甲野善紀
@shouseikan

対話・狭霧の彼方に--甲野善紀×田口慎也往復書簡集(10)

得るものがあれば失うものがある

病床で考えていたこと

 

小麦は剛毛状の毛のような穂が出ていますが、これは本来、小麦の種子が十分に熟して種子としての機能が完成すると、タンポポやススキが風に飛ばされて種子を広く拡散させるために種子の上に綿毛のようなものがついているのと同じ働きを持つものでした。

ですから、元々の小麦は種子が熟すと、その種子は麦の桿から離れて空中に飛び散っていたのです。しかし、それでは農業を行なって作物を効率的に大量に収穫して貯えるには都合が悪いわけで、農業を行なう人間としては、十分に熟し、種子として中身が完成しても、そのまま麦の桿についたまま飛んで行かない性質のものが望ましいわけです。

そして、そうした人間の思いに応える、種子が熟しても飛散せず、そのまま桿についたままの小麦が現われたのです。そうなれば、人間は、その人間といわば契約を交わした麦をもっぱら育て、やがて麦といえば皆、人間が脱穀を要するような、つまり成熟しても桿から離れないものばかりとなっていきました。「麦はなんで人に媚びて飛ぶのを止めたのかなあ」と、私は漸く体が動くようになってきた病床で、タメ息をつきました。

既にかなり知られている事ですが、他の動物と同じような採取生活をしていた頃の人類は、環境破壊もしませんし、大規模な戦争や殺し合いも行ないませんでした。
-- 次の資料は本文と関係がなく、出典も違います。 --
template <int BM, int BN, int NT, bool WS = false>
__device__ __forceinline__ void wd_epilogue_from_image(const wd_gemm_args& a, float* ep, const int m0, const int n0,
                                                       const int tid, const int nslab = 1) {
    constexpr int LDE = BN + 4;
    const bool geglu = a.act == WD_ACT_GEGLU;
    const int ocols = geglu ? BN / 2 : BN;
    const int oc4 = ocols / 4;
    const int nout = geglu ? a.n / 2 : a.n;
    const int no0 = geglu ? n0 / 2 : n0;
    const bool stats = a.stat_part != nullptr;
    const bool vec = wd_epilogue_vec_ok(a);
    if (!vec) {
        for (int i = tid; i < BM * ocols; i += NT) {
            const int row = i / ocols, c = i - row * ocols;
            const int m = m0 + row, no = no0 + c;
            if (m >= a.m || no >= nout) continue;
            float v;
            if (geglu) {
                const float x = ep[row * LDE + c] + (a.bias ? a.bias[n0 + c] : 0.f);
                const float g = ep[row * LDE + c + BN / 2] + (a.bias ? a.bias[n0 + c + BN / 2] : 0.f);
                v = x * wd_gelu_erf(g);
            } else {
                v = ep[row * LDE + c] + (a.bias ? a.bias[no] : 0.f);
            }
            if (a.rowvec) v += a.rowvec[(long)(m / a.hw_out) * a.rowvec_ld + no];
            if (a.resid) v += a.resid[(a.resid_rows ? (long)a.resid_rows[m] : (long)m) * a.resid_ld + no];
            if (a.act == WD_ACT_SILU) v = wd_silu(v);
            if (stats || a.ln_gamma) ep[row * LDE + c] = v;
            if (a.out_f32) a.out_f32[(long)m * a.out_ld + no] = v;
            if (a.out_hi && !a.ln_gamma) {
                uint32_t hb, lb;
                wd_split1(v, hb, lb);
                a.out_hi[(long)m * a.out_pl_ld + no] = (wd_bf16)hb;
                if (a.out_lo) a.out_lo[(long)m * a.out_pl_ld + no] = (wd_bf16)lb;
            }
        }
    } else {
        const int nrl = NT / oc4;
        const int rl = tid / oc4, c = (tid - rl * oc4) * 4;
        const int no = no0 + c;
        const int rps = BM > a.hw_out ? a.hw_out : BM;
        const int rps_sh = 31 - __clz(rps);
        const int hw_sh = (a.hw_out & (a.hw_out - 1)) == 0 ? 31 - __clz(a.hw_out) : -1;
        WdStatAcc st;
        wd_stat_reset(st);
        float* park = ep + BM * LDE + 2 * ((long)rl * BN + c);
        int cur_s = 0;
        if (rl < nrl && no < nout) {
            float4 bx = make_float4(0, 0, 0, 0), bg = bx;
            if (a.bias) {
                bx = *reinterpret_cast<const float4*>(a.bias + (geglu ? n0 + c : no));
                if (geglu) bg = *reinterpret_cast<const float4*>(a.bias + n0 + c + BN / 2);
            }
            for (int row = rl; row < BM; row += nrl) {
                const int m = m0 + row;
                if (m >= a.m) break;
                float4 v;
                if constexpr (WS) {
                    const float* p = a.ws + (long)m * a.n + n0 + c;
                    const long total = (long)a.m * a.n;
                    v = *reinterpret_cast<const float4*>(p);
                    for (int sp = 1; sp < nslab; ++sp) {
                        const float4 q = *reinterpret_cast<const float4*>(p + (long)sp * total);
                        v.x += q.x; v.y += q.y; v.z += q.z; v.w += q.w;
                    }
                } else {
                    v = *reinterpret_cast<const float4*>(ep + row * LDE + c);
                }
                if (geglu) {
                    const float4 g = *reinterpret_cast<const float4*>(ep + row * LDE + c + BN / 2);
                    v.x = (v.x + bx.x) * wd_gelu_erf(g.x + bg.x);
                    v.y = (v.y + bx.y) * wd_gelu_erf(g.y + bg.y);
                    v.z = (v.z + bx.z) * wd_gelu_erf(g.z + bg.z);
                    v.w = (v.w + bx.w) * wd_gelu_erf(g.w + bg.w);
                } else {
                    v.x += bx.x; v.y += bx.y; v.z += bx.z; v.w += bx.w;
                }
                if (a.rowvec) {
                    const int bi = hw_sh >= 0 ? m >> hw_sh : m / a.hw_out;
                    const float4 q = *reinterpret_cast<const float4*>(a.rowvec + (long)bi * a.rowvec_ld + no);
                    v.x += q.x; v.y += q.y; v.z += q.z; v.w += q.w;
                }
                if (a.resid) {
                    const long rr = a.resid_rows ? (long)a.resid_rows[m] : (long)m;
                    const float4 q = *reinterpret_cast<const float4*>(a.resid + rr * a.resid_ld + no);
                    v.x += q.x; v.y += q.y; v.z += q.z; v.w += q.w;
                }
                if (a.act == WD_ACT_SILU) {
                    v.x = wd_silu(v.x); v.y = wd_silu(v.y); v.z = wd_silu(v.z); v.w = wd_silu(v.w);
                }
                if (stats) {
                    const int sidx2 = row >> rps_sh;
                    if (sidx2 != cur_s) {
                        *reinterpret_cast<float4*>(park) = st.p;
                        *reinterpret_cast<float4*>(park + 4) = st.s;
                        *reinterpret_cast<float4*>(park + 2 * nrl * BN) = st.q;
                        park[2 * nrl * BN + 4] = __int_as_float(st.n);
                        wd_stat_reset(st);
                        cur_s = sidx2;
                    }
                    wd_stat_add(st, v);
                }
                if (a.ln_gamma) {
                    if constexpr (!WS) *reinterpret_cast<float4*>(ep + row * LDE + c) = v;
                }
                if (no + 3 < nout) {
                    if (a.out_f32) *reinterpret_cast<float4*>(a.out_f32 + (long)m * a.out_ld + no) = v;
                    if (a.out_hi && !a.ln_gamma) {
                        uint2 hh, ll;
                        wd_split4(v, hh, ll);
                        *reinterpret_cast<uint2*>(a.out_hi + (long)m * a.out_pl_ld + no) = hh;
                        if (a.out_lo) *reinterpret_cast<uint2*>(a.out_lo + (long)m * a.out_pl_ld + no) = ll;
                    }
                } else {
                    const float e[4] = {v.x, v.y, v.z, v.w};
                    for (int j = 0; j < 4 && no + j < nout; ++j) {
                        if (a.out_f32) a.out_f32[(long)m * a.out_ld + no + j] = e[j];
                        if (a.out_hi) {
                            uint32_t hb, lb;
                            wd_split1(e[j], hb, lb);
                            a.out_hi[(long)m * a.out_pl_ld + no + j] = (wd_bf16)hb;
                            if (a.out_lo) a.out_lo[(long)m * a.out_pl_ld + no + j] = (wd_bf16)lb;
                        }
                    }
                }
            }
        }
        if (stats) wd_stat_handover<BM, BN, NT>(a, ep, m0, n0, tid, st, cur_s, park, nrl, rl, c, rps);
    }
    if (a.ln_gamma) {
        __syncthreads();
        constexpr int NW = NT / 64;
        const int lane = tid & 63, wv = tid >> 6;
        const bool has0 = lane * 4 < BN, has1 = (64 + lane) * 4 < BN;
        float4 gq[2], bq[2];
#pragma unroll
        for (int h = 0; h < 2; ++h) {
            gq[h] = bq[h] = make_float4(0.f, 0.f, 0.f, 0.f);
            if (h ? has1 : has0) {
                gq[h] = *reinterpret_cast<const float4*>(a.ln_gamma + (h * 64 + lane) * 4);
                bq[h] = *reinterpret_cast<const float4*>(a.ln_beta + (h * 64 + lane) * 4);
            }
        }
        for (int row = wv; row < BM; row += NW) {
            const int m = m0 + row;
            if (m >= a.m) break;
            const float* rp = ep + row * LDE;
            float4 x0 = make_float4(0.f, 0.f, 0.f, 0.f), x1 = x0;
            if (has0) x0 = *reinterpret_cast<const float4*>(rp + lane * 4);
            if (has1) x1 = *reinterpret_cast<const float4*>(rp + (64 + lane) * 4);
            const float mean = wd_wave_sum((x0.x + x0.y) + (x0.z + x0.w) + (x1.x + x1.y) + (x1.z + x1.w)) * (1.0f / BN);
            float d = 0.f;
            if (has0) d += (x0.x - mean) * (x0.x - mean) + (x0.y - mean) * (x0.y - mean) + (x0.z - mean) * (x0.z - mean) + (x0.w - mean) * (x0.w - mean);
            if (has1) d += (x1.x - mean) * (x1.x - mean) + (x1.y - mean) * (x1.y - mean) + (x1.z - mean) * (x1.z - mean) + (x1.w - mean) * (x1.w - mean);
            const float rstd = rsqrtf(wd_wave_sum(d) * (1.0f / BN) + a.ln_eps);
#pragma unroll
            for (int h = 0; h < 2; ++h) {
                if (!(h ? has1 : has0)) continue;
                const int c = (h * 64 + lane) * 4;
                const float4 x = h ? x1 : x0;
                const float4 g = gq[h], b = bq[h];
                float4 y;
                y.x = (x.x - mean) * rstd * g.x + b.x; y.y = (x.y - mean) * rstd * g.y + b.y;
                y.z = (x.z - mean) * rstd * g.z + b.z; y.w = (x.w - mean) * rstd * g.w + b.w;
                uint2 hh, ll;
                wd_split4(y, hh, ll);
                *reinterpret_cast<uint2*>(a.out_hi + (long)m * a.out_pl_ld + c) = hh;
                if (a.out_lo) *reinterpret_cast<uint2*>(a.out_lo + (long)m * a.out_pl_ld + c) = ll;
            }
        }
    }
}

typedef __attribute__((ext_vector_type(4))) unsigned wd_u32x4;
typedef __attribute__((ext_vector_type(2))) unsigned wd_u32x2;
constexpr uint32_t WD_EPI_OOB = 0x80000000u;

例えば『黒船前夜』(幕末や明治の初めの、日本の印象に驚いた西欧人の著作を集めて論評した名作『逝きし世の面影』を書かれた渡辺京二先生の最近の著作)の中に、西洋人がアイヌの人々に会って「これほど善良な民族を見たことがない」と驚いていることが書かれています。

もちろん、狩猟、採取生活をしていれば、科学技術の発達もなく、当然便利な道具や機械の恩恵も受けられないでしょう。その代わり、現代のようにいろいろなところに矛盾が吹き出し、環境破壊にエネルギー危機と、すでに出来上がっているシステムを維持するためだけでも様々な犠牲が強いられる時代とは無縁でいられたでしょう。

とはいえ、もちろん12,000年も昔に起きたことをいまさら嘆いても始まりませんし、現に我々が毎日食べているものは、殆どすべて農業によって作り出されたものです。その上、農業を基盤とした文明の発達で様々なものが発明発見され、この原稿を書けるのも、そうした発明の一つである電気の照明のお蔭であることは紛れもない事実です。

 

自然界の「無言の契約」

 

しかし、殆ど歯止めが利かなくなったというか、興味関心の赴くところに向かって暴走している観のある現代社会、そして、それを支える科学の研究から生まれた遺伝子組み換えの作物や脳死状態にして鶏を育てるといった効率最優先の農業や畜産がもたらす未来社会が明るく健康的なものだとは、私はどう考えても思えません。ただ、小麦が熟してから飛ぶことを止め、人間にその後の自分達を委ねて確実に栽培してもらえる事と引き換えに、食料としてその大部分を提供するという無言の契約を結んで、農業が成立したこと自体まったく不自然なことでもないかもしれません。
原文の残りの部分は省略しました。